The record does boast a few moments of brilliance like the riffs and groove in ‘Snowstorm over Narvik’, or the opening riffs of ‘Black Wolves’. The soloing on this record is actually highly enjoyable. However, these moments are quite rare and the riffs that string these moments together sound cliched and generic. The fact that this record holds a constant blistering tempo, does nothing to help it’s cause.
I guess the band fancies itself to be a throwback to the 80’s era thrash, considering the music and the aesthetics. I’ve always felt that in order to be a good throwback band, there are two things that needs to be done; 1. Perfect execution and 2. A signature touch from the band’s side. No one wants to hear the same old school riffs rehashed for a modern audience. While Division Speed nails the first step quite flawlessly, the lack of a unique touch from the band makes the music a little too generic. The riffs sound like they could have been written by random speed metal act from back in the day.

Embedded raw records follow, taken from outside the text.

# EternityJune25/ComoRAG

Measured on NVIDIA H100. Metric: queries/sec, higher is better.
Workload: dtype bf16

## Files before the change

comorag_b200/csrc/attention_tc.cu:

```cuda
#include <cstdlib>

#include "common.cuh"
#include "encoder.cuh"
#include "ptx.cuh"

namespace crag {

constexpr int kAttBM = 128;
constexpr int kAttBN = 64;
constexpr int kAttDH = 64;
constexpr int kAttThreads = 288;
constexpr int kAttTileBytes = 128 * 64 * 2;
constexpr int kAttKVBytes = kAttBN * 64 * 2;
constexpr size_t kAttSmemBytes = 1024 + kAttTileBytes + 4 * kAttKVBytes + 256;

__device__ __forceinline__ float att_exp2(float x) {
  float y;
  asm("ex2.approx.ftz.f32 %0, %1;" : "=f"(y) : "f"(x));
  return y;
}

__device__ __forceinline__ uint32_t att_pack_bf16x2(float a, float b) {
  __nv_bfloat162 v = __floats2bfloat162_rn(a, b);
  return *reinterpret_cast<uint32_t*>(&v);
}

__global__ void __launch_bounds__(kAttThreads, 1)
attention_tc_kernel(const __grid_constant__ CUtensorMap tm_q, const __grid_constant__ CUtensorMap tm_kv,
                    const int32_t* __restrict__ cu_seqlens, int H, float scale_log2e, __nv_bfloat16* __restrict__ ctx) {
  const int seq = blockIdx.z, head = blockIdx.y;
  const int start = __ldg(cu_seqlens + seq);
  const int L = __ldg(cu_seqlens + seq + 1) - start;
  const int q0 = blockIdx.x * kAttBM;
  if (q0 >= L) return;
  const int n_blk = (L + kAttBN - 1) / kAttBN;

  extern __shared__ uint8_t smem_raw[];
  uint8_t* smem = reinterpret_cast<uint8_t*>((reinterpret_cast<uintptr_t>(smem_raw) + 1023) & ~uintptr_t(1023));
  uint8_t* sQ = smem;
  uint8_t* sK = sQ + kAttTileBytes;
  uint8_t* sV = sK + 2 * kAttKVBytes;
  uint64_t* bar_q = reinterpret_cast<uint64_t*>(sV + 2 * kAttKVBytes);
  uint64_t* bar_k_full = bar_q + 1;
  uint64_t* bar_v_full = bar_k_full + 2;
  uint64_t* bar_kv_empty = bar_v_full + 2;

  const int warp = threadIdx.x >> 5, lane = threadIdx.x & 31;
  if (threadIdx.x == 0) {
    mbar_init(bar_q, 1);
    for (int s = 0; s < 2; ++s) {
      mbar_init(&bar_k_full[s], 1);
      mbar_init(&bar_v_full[s], 1);
      mbar_init(&bar_kv_empty[s], 8);
    }
    fence_mbar_init();
  }
  __syncthreads();

  if (warp == 8) {
    if (lane == 0) {
      tma_prefetch_desc(&tm_q);
      tma_prefetch_desc(&tm_kv);
      mbar_arrive_expect_tx(bar_q, kAttTileBytes);
      tma_load_2d(&tm_q, bar_q, sQ, head * kAttDH, start + q0);
      for (int j = 0; j < n_blk; ++j) {
        const int st = j & 1;
        const uint32_t ph = (j >> 1) & 1;
        mbar_wait(&bar_kv_empty[st], ph ^ 1);
        mbar_arrive_expect_tx(&bar_k_full[st], kAttKVBytes);
        tma_load_2d(&tm_kv, &bar_k_full[st], sK + st * kAttKVBytes, H + head * kAttDH, start + j * kAttBN);
        mbar_arrive_expect_tx(&bar_v_full[st], kAttKVBytes);
        tma_load_2d(&tm_kv, &bar_v_full[st], sV + st * kAttKVBytes, 2 * H + head * kAttDH, start + j * kAttBN);
      }
    }
    return;
  }

  const int wg = warp >> 2;
  const uint32_t q_addr = smem_u32(sQ) + wg * 64 * 128;
  float o[32];
#pragma unroll
  for (int i = 0; i < 32; ++i) o[i] = 0.f;
  float m_run[2] = {-INFINITY, -INFINITY}, l_run[2] = {0.f, 0.f};
  mbar_wait(bar_q, 0);
  for (int j = 0; j < n_blk; ++j) {
    const int st = j & 1;
    const uint32_t ph = (j >> 1) & 1;
    mbar_wait(&bar_k_full[st], ph);
    float s[32];
    const uint32_t k_addr = smem_u32(sK + st * kAttKVBytes);
    wgmma_fence();
#pragma unroll
    for (int ks = 0; ks < kAttDH / 16; ++ks)
      wgmma_m64n64k16_ss(s, wgmma_desc_sw128(q_addr + ks * 32), wgmma_desc_sw128(k_addr + ks * 32), ks > 0 ? 1u : 0u);
    wgmma_commit();
    wgmma_wait<0>();
    wgmma_fence_regs(s);

    const int kbase = j * kAttBN + 2 * (lane & 3);
    if (j * kAttBN + kAttBN > L) {
#pragma unroll
      for (int c = 0; c < 8; ++c)
#pragma unroll
        for (int e = 0; e < 2; ++e)
          if (kbase + 8 * c + e >= L) s[4 * c + e] = s[4 * c + 2 + e] = -INFINITY;
    }
    float alpha[2];
#pragma unroll
    for (int h = 0; h < 2; ++h) {
      float mx = -INFINITY;
#pragma unroll
      for (int c = 0; c < 8; ++c) mx = fmaxf(mx, fmaxf(s[4 * c + 2 * h], s[4 * c + 2 * h + 1]));
      mx = fmaxf(mx, __shfl_xor_sync(0xffffffffu, mx, 1));
      mx = fmaxf(mx, __shfl_xor_sync(0xffffffffu, mx, 2));
      const float m_new = fmaxf(m_run[h], mx * scale_log2e);
      alpha[h] = att_exp2(m_run[h] - m_new);
      m_run[h] = m_new;
    }
    uint32_t pa[4][4];
    float rs[2] = {0.f, 0.f};
#pragma unroll
    for (int c = 0; c < 8; ++c) {
#pragma unroll
      for (int h = 0; h < 2; ++h) {
        const float p0 = att_exp2(fmaf(s[4 * c + 2 * h], scale_log2e, -m_run[h]));
        const float p1 = att_exp2(fmaf(s[4 * c + 2 * h + 1], scale_log2e, -m_run[h]));
        rs[h] += p0 + p1;
        pa[c >> 1][(c & 1) * 2 + h] = att_pack_bf16x2(p0, p1);
      }
    }
#pragma unroll
    for (int h = 0; h < 2; ++h) l_run[h] = l_run[h] * alpha[h] + rs[h];
#pragma unroll
    for (int c = 0; c < 8; ++c) {
      o[4 * c + 0] *= alpha[0];
      o[4 * c + 1] *= alpha[0];
      o[4 * c + 2] *= alpha[1];
      o[4 * c + 3] *= alpha[1];
    }
    mbar_wait(&bar_v_full[st], ph);
    const uint32_t v_addr = smem_u32(sV + st * kAttKVBytes);
    wgmma_fence();
#pragma unroll
    for (int kk = 0; kk < kAttBN / 16; ++kk)
      wgmma_m64n64k16_rs_bmn(o, pa[kk], wgmma_desc_sw128(v_addr + kk * 16 * 128), 1u);
    wgmma_commit();
    wgmma_wait<0>();
    wgmma_fence_regs(o);
    __syncwarp();
    if (lane == 0) mbar_arrive(&bar_kv_empty[st]);
  }

#pragma unroll
  for (int h = 0; h < 2; ++h) {
    float l = l_run[h];
    l += __shfl_xor_sync(0xffffffffu, l, 1);
    l += __shfl_xor_sync(0xffffffffu, l, 2);
    const float inv = 1.f / l;
    const int row = q0 + wg * 64 + (warp & 3) * 16 + (lane >> 2) + 8 * h;
    if (row < L) {
      __nv_bfloat16* dst = ctx + int64_t(start + row) * H + head * kAttDH + 2 * (lane & 3);
#pragma unroll
      for (int c = 0; c < 8; ++c)
        *reinterpret_cast<uint32_t*>(dst + 8 * c) = att_pack_bf16x2(o[4 * c + 2 * h] * inv, o[4 * c + 2 * h + 1] * inv);
    }
  }
}

int launch_attention_tc(const void* qkv, const int32_t* cu_seqlens, int n_seqs, int total_tokens, int max_len, int H,
                        int heads, void* ctx, cudaStream_t stream) {
  if (n_seqs <= 0 || max_len <= 0 || total_tokens <= 0) return CRAG_OK;
  if (H / heads != kAttDH) return fail(CRAG_ERR_UNSUPPORTED, "attention_tc: head dim must be 64");
  CUtensorMap tm_q, tm_kv;
  int rc = make_tmap_bf16_2d(&tm_q, qkv, uint64_t(total_tokens), uint64_t(3) * H, uint64_t(3) * H * 2, kAttBM);
  if (rc != CRAG_OK) return rc;
  rc = make_tmap_bf16_2d(&tm_kv, qkv, uint64_t(total_tokens), uint64_t(3) * H, uint64_t(3) * H * 2, kAttBN);
  if (rc != CRAG_OK) return rc;
  const dim3 grid((max_len + kAttBM - 1) / kAttBM, heads, n_seqs);
  const float scale_log2e = 1.4426950408889634f / sqrtf(float(kAttDH));
  rc = allow_dynamic_smem<attention_tc_kernel>(kAttSmemBytes);
  if (rc != CRAG_OK) return rc;
  attention_tc_kernel<<<grid, kAttThreads, kAttSmemBytes, stream>>>(tm_q, tm_kv, cu_seqlens, H, scale_log2e,
                                                                    static_cast<__nv_bfloat16*>(ctx));
  CRAG_CUDA_OK(cudaGetLastError());
  return CRAG_OK;
}

}
```

Before: 4607.

## Overlap QK^T and PV wgmma across iterations with deeper TMA pipeline

Restructures the attention main loop so the S=QK^T wgmma for block j+1 is issued together with the PV wgmma for block j, letting softmax of the next block overlap tensor-core work. The dedicated producer warp is removed; thread 0 of the consumer warps now issues TMA loads inline. The K/V ring grows from 2 to 5 stages, with separate empty barriers for K and V. The goal is to hide wgmma latency and the softmax critical path, at the cost of more shared memory, more live registers, and TMA issue stalls on the consumer thread.

```diff
diff --git a/comorag_b200/csrc/attention_tc.cu b/comorag_b200/csrc/attention_tc.cu
--- a/comorag_b200/csrc/attention_tc.cu
+++ b/comorag_b200/csrc/attention_tc.cu
@@ -9,10 +9,11 @@
 constexpr int kAttBM = 128;
 constexpr int kAttBN = 64;
 constexpr int kAttDH = 64;
-constexpr int kAttThreads = 288;
+constexpr int kAttThreads = 256;
+constexpr int kAttStages = 5;
 constexpr int kAttTileBytes = 128 * 64 * 2;
 constexpr int kAttKVBytes = kAttBN * 64 * 2;
-constexpr size_t kAttSmemBytes = 1024 + kAttTileBytes + 4 * kAttKVBytes + 256;
+constexpr size_t kAttSmemBytes = 1024 + kAttTileBytes + 2 * kAttStages * kAttKVBytes + 256;
 
 __device__ __forceinline__ float att_exp2(float x) {
   float y;
@@ -23,6 +24,78 @@
 __device__ __forceinline__ uint32_t att_pack_bf16x2(float a, float b) {
   __nv_bfloat162 v = __floats2bfloat162_rn(a, b);
   return *reinterpret_cast<uint32_t*>(&v);
+}
+
+__device__ __forceinline__ void att_softmax(float (&s)[32], int j, int L, int lane, float scale_log2e, float (&m_run)[2],
+                                            float (&l_run)[2], float (&alpha)[2], float (&p)[32]) {
+  const int kbase = j * kAttBN + 2 * (lane & 3);
+  if (j * kAttBN + kAttBN > L) {
+#pragma unroll
+    for (int c = 0; c < 8; ++c)
+#pragma unroll
+      for (int e = 0; e < 2; ++e)
+        if (kbase + 8 * c + e >= L) s[4 * c + e] = s[4 * c + 2 + e] = -INFINITY;
+  }
+#pragma unroll
+  for (int h = 0; h < 2; ++h) {
+    float mx = -INFINITY;
+#pragma unroll
+    for (int c = 0; c < 8; ++c) mx = fmaxf(mx, fmaxf(s[4 * c + 2 * h], s[4 * c + 2 * h + 1]));
+    mx = fmaxf(mx, __shfl_xor_sync(0xffffffffu, mx, 1));
+    mx = fmaxf(mx, __shfl_xor_sync(0xffffffffu, mx, 2));
+    const float m_new = fmaxf(m_run[h], mx * scale_log2e);
+    alpha[h] = att_exp2(m_run[h] - m_new);
+    m_run[h] = m_new;
+  }
+  float rs[2] = {0.f, 0.f};
+#pragma unroll
+  for (int c = 0; c < 8; ++c) {
+#pragma unroll
+    for (int h = 0; h < 2; ++h) {
+      const float p0 = att_exp2(fmaf(s[4 * c + 2 * h], scale_log2e, -m_run[h]));
+      const float p1 = att_exp2(fmaf(s[4 * c + 2 * h + 1], scale_log2e, -m_run[h]));
+      rs[h] += p0 + p1;
+      p[4 * c + 2 * h] = p0;
+      p[4 * c + 2 * h + 1] = p1;
+    }
+  }
+#pragma unroll
+  for (int h = 0; h < 2; ++h) l_run[h] = l_run[h] * alpha[h] + rs[h];
+}
+
+__device__ __forceinline__ void att_pack(const float (&p)[32], uint32_t (&pa)[4][4]) {
+#pragma unroll
+  for (int c = 0; c < 8; ++c)
+#pragma unroll
+    for (int h = 0; h < 2; ++h) pa[c >> 1][(c & 1) * 2 + h] = att_pack_bf16x2(p[4 * c + 2 * h], p[4 * c + 2 * h + 1]);
+}
+
+__device__ __forceinline__ void att_rescale(float (&o)[32], const float (&alpha)[2]) {
+#pragma unroll
+  for (int c = 0; c < 8; ++c) {
+    o[4 * c + 0] *= alpha[0];
+    o[4 * c + 1] *= alpha[0];
+    o[4 * c + 2] *= alpha[1];
+    o[4 * c + 3] *= alpha[1];
+  }
+}
+
+__device__ __forceinline__ void att_issue_s(float (&s)[32], uint32_t q_addr, uint32_t k_addr) {
+#pragma unroll
+  for (int ks = 0; ks < kAttDH / 16; ++ks)
+    wgmma_m64n64k16_ss(s, wgmma_desc_sw128(q_addr + ks * 32), wgmma_desc_sw128(k_addr + ks * 32), ks > 0 ? 1u : 0u);
+  wgmma_commit();
+}
+
+__device__ __forceinline__ void att_issue_pv(float (&o)[32], const uint32_t (&pa)[4][4], uint32_t v_addr) {
+#pragma unroll
+  for (int kk = 0; kk < kAttBN / 16; ++kk) wgmma_m64n64k16_rs_bmn(o, pa[kk], wgmma_desc_sw128(v_addr + kk * 16 * 128), 1u);
+  wgmma_commit();
+}
+
+__device__ __forceinline__ void att_release(uint64_t* bar, int lane) {
+  __syncwarp();
+  if (lane == 0) mbar_arrive(bar);
 }
 
 __global__ void __launch_bounds__(kAttThreads, 1)
@@ -39,42 +112,49 @@
   uint8_t* smem = reinterpret_cast<uint8_t*>((reinterpret_cast<uintptr_t>(smem_raw) + 1023) & ~uintptr_t(1023));
   uint8_t* sQ = smem;
   uint8_t* sK = sQ + kAttTileBytes;
-  uint8_t* sV = sK + 2 * kAttKVBytes;
-  uint64_t* bar_q = reinterpret_cast<uint64_t*>(sV + 2 * kAttKVBytes);
+  uint8_t* sV = sK + kAttStages * kAttKVBytes;
+  uint64_t* bar_q = reinterpret_cast<uint64_t*>(sV + kAttStages * kAttKVBytes);
   uint64_t* bar_k_full = bar_q + 1;
-  uint64_t* bar_v_full = bar_k_full + 2;
-  uint64_t* bar_kv_empty = bar_v_full + 2;
+  uint64_t* bar_v_full = bar_k_full + kAttStages;
+  uint64_t* bar_k_empty = bar_v_full + kAttStages;
+  uint64_t* bar_v_empty = bar_k_empty + kAttStages;
 
   const int warp = threadIdx.x >> 5, lane = threadIdx.x & 31;
-  if (threadIdx.x == 0) {
+  const bool producer = threadIdx.x == 0;
+  const auto load_k = [&](int b) {
+    const int st = b % kAttStages;
+    if (b >= kAttStages) mbar_wait(&bar_k_empty[st], ((b / kAttStages) - 1) & 1);
+    mbar_arrive_expect_tx(&bar_k_full[st], kAttKVBytes);
+    tma_load_2d(&tm_kv, &bar_k_full[st], sK + st * kAttKVBytes, H + head * kAttDH, start + b * kAttBN);
+  };
+  const auto load_v = [&](int b) {
+    const int st = b % kAttStages;
+    if (b >= kAttStages) mbar_wait(&bar_v_empty[st], ((b / kAttStages) - 1) & 1);
+    mbar_arrive_expect_tx(&bar_v_full[st], kAttKVBytes);
+    tma_load_2d(&tm_kv, &bar_v_full[st], sV + st * kAttKVBytes, 2 * H + head * kAttDH, start + b * kAttBN);
+  };
+  if (producer) {
     mbar_init(bar_q, 1);
-    for (int s = 0; s < 2; ++s) {
+    for (int s = 0; s < kAttStages; ++s) {
       mbar_init(&bar_k_full[s], 1);
       mbar_init(&bar_v_full[s], 1);
-      mbar_init(&bar_kv_empty[s], 8);
+      mbar_init(&bar_k_empty[s], 8);
+      mbar_init(&bar_v_empty[s], 8);
     }
     fence_mbar_init();
   }
   __syncthreads();
-
-  if (warp == 8) {
-    if (lane == 0) {
-      tma_prefetch_desc(&tm_q);
-      tma_prefetch_desc(&tm_kv);
-      mbar_arrive_expect_tx(bar_q, kAttTileBytes);
-      tma_load_2d(&tm_q, bar_q, sQ, head * kAttDH, start + q0);
-      for (int j = 0; j < n_blk; ++j) {
-        const int st = j & 1;
-        const uint32_t ph = (j >> 1) & 1;
-        mbar_wait(&bar_kv_empty[st], ph ^ 1);
-        mbar_arrive_expect_tx(&bar_k_full[st], kAttKVBytes);
-        tma_load_2d(&tm_kv, &bar_k_full[st], sK + st * kAttKVBytes, H + head * kAttDH, start + j * kAttBN);
-        mbar_arrive_expect_tx(&bar_v_full[st], kAttKVBytes);
-        tma_load_2d(&tm_kv, &bar_v_full[st], sV + st * kAttKVBytes, 2 * H + head * kAttDH, start + j * kAttBN);
-      }
-    }
-    return;
-  }
+  if (producer) {
+    tma_prefetch_desc(&tm_q);
+    tma_prefetch_desc(&tm_kv);
+    mbar_arrive_expect_tx(bar_q, kAttTileBytes);
+    tma_load_2d(&tm_q, bar_q, sQ, head * kAttDH, start + q0);
+    for (int b = 0; b < kAttStages && b < n_blk; ++b) {
+      load_k(b);
+      load_v(b);
+    }
+  }
+  __syncwarp();
 
   const int wg = warp >> 2;
   const uint32_t q_addr = smem_u32(sQ) + wg * 64 * 128;
@@ -82,73 +162,53 @@
 #pragma unroll
   for (int i = 0; i < 32; ++i) o[i] = 0.f;
   float m_run[2] = {-INFINITY, -INFINITY}, l_run[2] = {0.f, 0.f};
+  float s[32], alpha[2];
+  uint32_t pa[4][4];
   mbar_wait(bar_q, 0);
-  for (int j = 0; j < n_blk; ++j) {
-    const int st = j & 1;
-    const uint32_t ph = (j >> 1) & 1;
-    mbar_wait(&bar_k_full[st], ph);
-    float s[32];
-    const uint32_t k_addr = smem_u32(sK + st * kAttKVBytes);
-    wgmma_fence();
-#pragma unroll
-    for (int ks = 0; ks < kAttDH / 16; ++ks)
-      wgmma_m64n64k16_ss(s, wgmma_desc_sw128(q_addr + ks * 32), wgmma_desc_sw128(k_addr + ks * 32), ks > 0 ? 1u : 0u);
-    wgmma_commit();
-    wgmma_wait<0>();
-    wgmma_fence_regs(s);
-
-    const int kbase = j * kAttBN + 2 * (lane & 3);
-    if (j * kAttBN + kAttBN > L) {
-#pragma unroll
-      for (int c = 0; c < 8; ++c)
-#pragma unroll
-        for (int e = 0; e < 2; ++e)
-          if (kbase + 8 * c + e >= L) s[4 * c + e] = s[4 * c + 2 + e] = -INFINITY;
-    }
-    float alpha[2];
-#pragma unroll
-    for (int h = 0; h < 2; ++h) {
-      float mx = -INFINITY;
-#pragma unroll
-      for (int c = 0; c < 8; ++c) mx = fmaxf(mx, fmaxf(s[4 * c + 2 * h], s[4 * c + 2 * h + 1]));
-      mx = fmaxf(mx, __shfl_xor_sync(0xffffffffu, mx, 1));
-      mx = fmaxf(mx, __shfl_xor_sync(0xffffffffu, mx, 2));
-      const float m_new = fmaxf(m_run[h], mx * scale_log2e);
-      alpha[h] = att_exp2(m_run[h] - m_new);
-      m_run[h] = m_new;
-    }
-    uint32_t pa[4][4];
-    float rs[2] = {0.f, 0.f};
-#pragma unroll
-    for (int c = 0; c < 8; ++c) {
-#pragma unroll
-      for (int h = 0; h < 2; ++h) {
-        const float p0 = att_exp2(fmaf(s[4 * c + 2 * h], scale_log2e, -m_run[h]));
-        const float p1 = att_exp2(fmaf(s[4 * c + 2 * h + 1], scale_log2e, -m_run[h]));
-        rs[h] += p0 + p1;
-        pa[c >> 1][(c & 1) * 2 + h] = att_pack_bf16x2(p0, p1);
-      }
-    }
-#pragma unroll
-    for (int h = 0; h < 2; ++h) l_run[h] = l_run[h] * alpha[h] + rs[h];
-#pragma unroll
-    for (int c = 0; c < 8; ++c) {
-      o[4 * c + 0] *= alpha[0];
-      o[4 * c + 1] *= alpha[0];
-      o[4 * c + 2] *= alpha[1];
-      o[4 * c + 3] *= alpha[1];
-    }
-    mbar_wait(&bar_v_full[st], ph);
-    const uint32_t v_addr = smem_u32(sV + st * kAttKVBytes);
-    wgmma_fence();
-#pragma unroll
-    for (int kk = 0; kk < kAttBN / 16; ++kk)
-      wgmma_m64n64k16_rs_bmn(o, pa[kk], wgmma_desc_sw128(v_addr + kk * 16 * 128), 1u);
-    wgmma_commit();
+
+  float p[32];
+  mbar_wait(&bar_k_full[0], 0);
+  wgmma_fence();
+  att_issue_s(s, q_addr, smem_u32(sK));
+  wgmma_wait<0>();
+  wgmma_fence_regs(s);
+  att_release(&bar_k_empty[0], lane);
+  att_softmax(s, 0, L, lane, scale_log2e, m_run, l_run, alpha, p);
+
+  for (int j = 0; j + 1 < n_blk; ++j) {
+    const int sk = (j + 1) % kAttStages, sv = j % kAttStages;
     wgmma_wait<0>();
     wgmma_fence_regs(o);
+    if (j > 0) att_release(&bar_v_empty[(j - 1) % kAttStages], lane);
+    att_pack(p, pa);
+    att_rescale(o, alpha);
+    if (producer) {
+      if (j >= 1 && j - 1 + kAttStages < n_blk) load_k(j - 1 + kAttStages);
+      if (j >= 2 && j - 2 + kAttStages < n_blk) load_v(j - 2 + kAttStages);
+    }
     __syncwarp();
-    if (lane == 0) mbar_arrive(&bar_kv_empty[st]);
+    mbar_wait(&bar_k_full[sk], ((j + 1) / kAttStages) & 1);
+    mbar_wait(&bar_v_full[sv], (j / kAttStages) & 1);
+    wgmma_fence();
+    att_issue_s(s, q_addr, smem_u32(sK + sk * kAttKVBytes));
+    att_issue_pv(o, pa, smem_u32(sV + sv * kAttKVBytes));
+    wgmma_wait<1>();
+    wgmma_fence_regs(s);
+    att_release(&bar_k_empty[sk], lane);
+    att_softmax(s, j + 1, L, lane, scale_log2e, m_run, l_run, alpha, p);
+  }
+
+  {
+    const int sv = (n_blk - 1) % kAttStages;
+    wgmma_wait<0>();
+    wgmma_fence_regs(o);
+    att_pack(p, pa);
+    att_rescale(o, alpha);
+    mbar_wait(&bar_v_full[sv], ((n_blk - 1) / kAttStages) & 1);
+    wgmma_fence();
+    att_issue_pv(o, pa, smem_u32(sV + sv * kAttKVBytes));
+    wgmma_wait<0>();
+    wgmma_fence_regs(o);
   }
 
 #pragma unroll
```

After: 4604, median of 6. About the same (-0.1%).
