#define SCD_ERR_ARG 9001

#define SCD_MAX_TAPS 16
#define SCD_MAX_PHASES 4
#define SCD_STAT_REPLICAS 64

typedef struct scd_gemm_phase {
    int Qh, Qw, rho_h, rho_w, ntaps;
    int dh[SCD_MAX_TAPS], dw[SCD_MAX_TAPS], wt[SCD_MAX_TAPS];
} scd_gemm_phase;

int scd_conv_gemm(int dtype, const void* x, const void* w, void* y, const float* bias, double* stats,
                  int N, int Hi, int Wi, int Ci, int Ho, int Wo, int Co, int in_stride, int out_stride,
                  int wrow, int relu, int accumulate, int nphase, const scd_gemm_phase* phases,
                  void* stream);

int scd_conv_dgrad_s2(int dtype, const void* dy, const void* w3, void* dx, int N, int Hq, int Wq, int Cg, int Cin,
                      int accumulate, void* stream);
int scd_conv_gemm_bnbwd(int dtype, const void* x, const void* w, void* y, int N, int Hi, int Wi, int Ci, int Ho,
                        int Wo, int Co, int in_stride, int out_stride, int wrow, int nphase,
                        const scd_gemm_phase* phases, const void* bn_y, const float* mean, const float* invstd,
                        const float* relu_scale, const float* relu_shift, double* bn_stats, void* stream);
int scd_conv_gemm_heads(int dtype, const void* x, const void* w, void* hid, const float* bias, int N, int H,
                        int W, int Ci, int nh, const int* od, const float* const* w1, const float* const* b1,
                        float* const* outs, void* stream);
int scd_conv_gemm_heads_keep(int dtype, const void* x, const void* w, void* hid, const float* bias, int N, int H,
                             int W, int Ci, int nh, const int* od, const float* const* w1, const float* const* b1,
                             float* const* outs, const unsigned char* keep, int keep_cols, void* stream);

size_t scd_conv_wgrad_workspace(int Cg, int T, int Ci, int nsplit);
int scd_conv_wgrad_nsplit(int dtype, long M, int Cg, int T, int Ci);
int scd_conv_wgrad_nsplit2(int dtype, long M, int Ho, int Wo, int Cg, int T, int Ci);
int scd_conv_wgrad(int dtype, const void* g, const void* x, float* ws, int nsplit,
                   int N, int Ho, int Wo, int Cg, int Hi, int Wi, int Ci, int in_stride,
                   int T, const int* dh, const int* dw, void* stream);
int scd_wgrad_reduce(const float* ws, int nsplit, int Cg, int T, int Ci, int r0, int r1, int cvalid,
                     long ld_n, long ld_c, long ld_t, float* dst, int accumulate, float alpha, void* stream);
int scd_wgrad_reduce_rows(const float* ws, int nsplit, int Cg, int T, int Ci, int nslices, const int* r0,
                          const int* r1, const long* ld_n, const long* ld_c, const long* ld_t, float* const* dst,
                          int cvalid, int accumulate, float alpha, void* stream);

int scd_pack_weight(int dtype, const float* w, void* out, int A, int B, int T, int mode, int ldp,
                    int row_off, void* stream);

int scd_pad_channels(int dtype, const void* src, long rows, int C, int Cp, void* dst, void* stream);

typedef struct scd_pack_desc {
    const float* w;
    void* out;
    long start;
    int A, B, T, mode, ldp, row_off, a_off, a_tot;
} scd_pack_desc;
int scd_pack_weights_batched(int dtype, const scd_pack_desc* descs, int n, long total, void* stream);

int scd_im2col_stem(int dtype, const float* x, void* cols, int N, int H, int W, int Ho, int Wo, int kh,
                    int kw, int stride, int pad, int Kpad, void* stream);

int scd_stem_conv_fwd(int dtype, const float* x, const void* wpk, void* y, double* stats, int N, int H, int W,
                      int Ho, int Wo, void* stream);
int scd_stem_conv_wgrad_nsplit(long M);
int scd_stem_conv_wgrad(int dtype, const void* dy, const void* ybn, const float* coef, const float* x, float* ws,
                        int nsplit, int N, int H, int W, int Ho, int Wo, void* stream);
int scd_stem_bwd_nsplit(void);
int scd_stem_bwd_fused(int dtype, const void* dout, const uint8_t* argmax, const void* y, const float* scale,
                       const float* shift, const float* mean, const float* invstd, const float* x, double* stats,
                       float* ws, int nsplit, float* tg, int N, int H, int W, int Ho, int Wo, void* stream);
int scd_stem_bwd_combine(int dtype, const float* tg, const void* wpk, const float* coef, float* dst, int accumulate,
                         float alpha, void* stream);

To be honest, I really looked forward to enjoying this album. The album art and the song titles appealed to the war enthusiast in me. But when a four minute track feels way too long, it’s clear that the music is just not potent enough. The band races through the tracks, packing in riff after riff that sound like something you’ve heard before. The album is not really that long in terms of length, but it is surprsingly hard to sit through.
I wish the album had more redeeming factors that make up for the lack of an original sound. Alas, Division Speed’s self titled is a record that fails in one too many ways.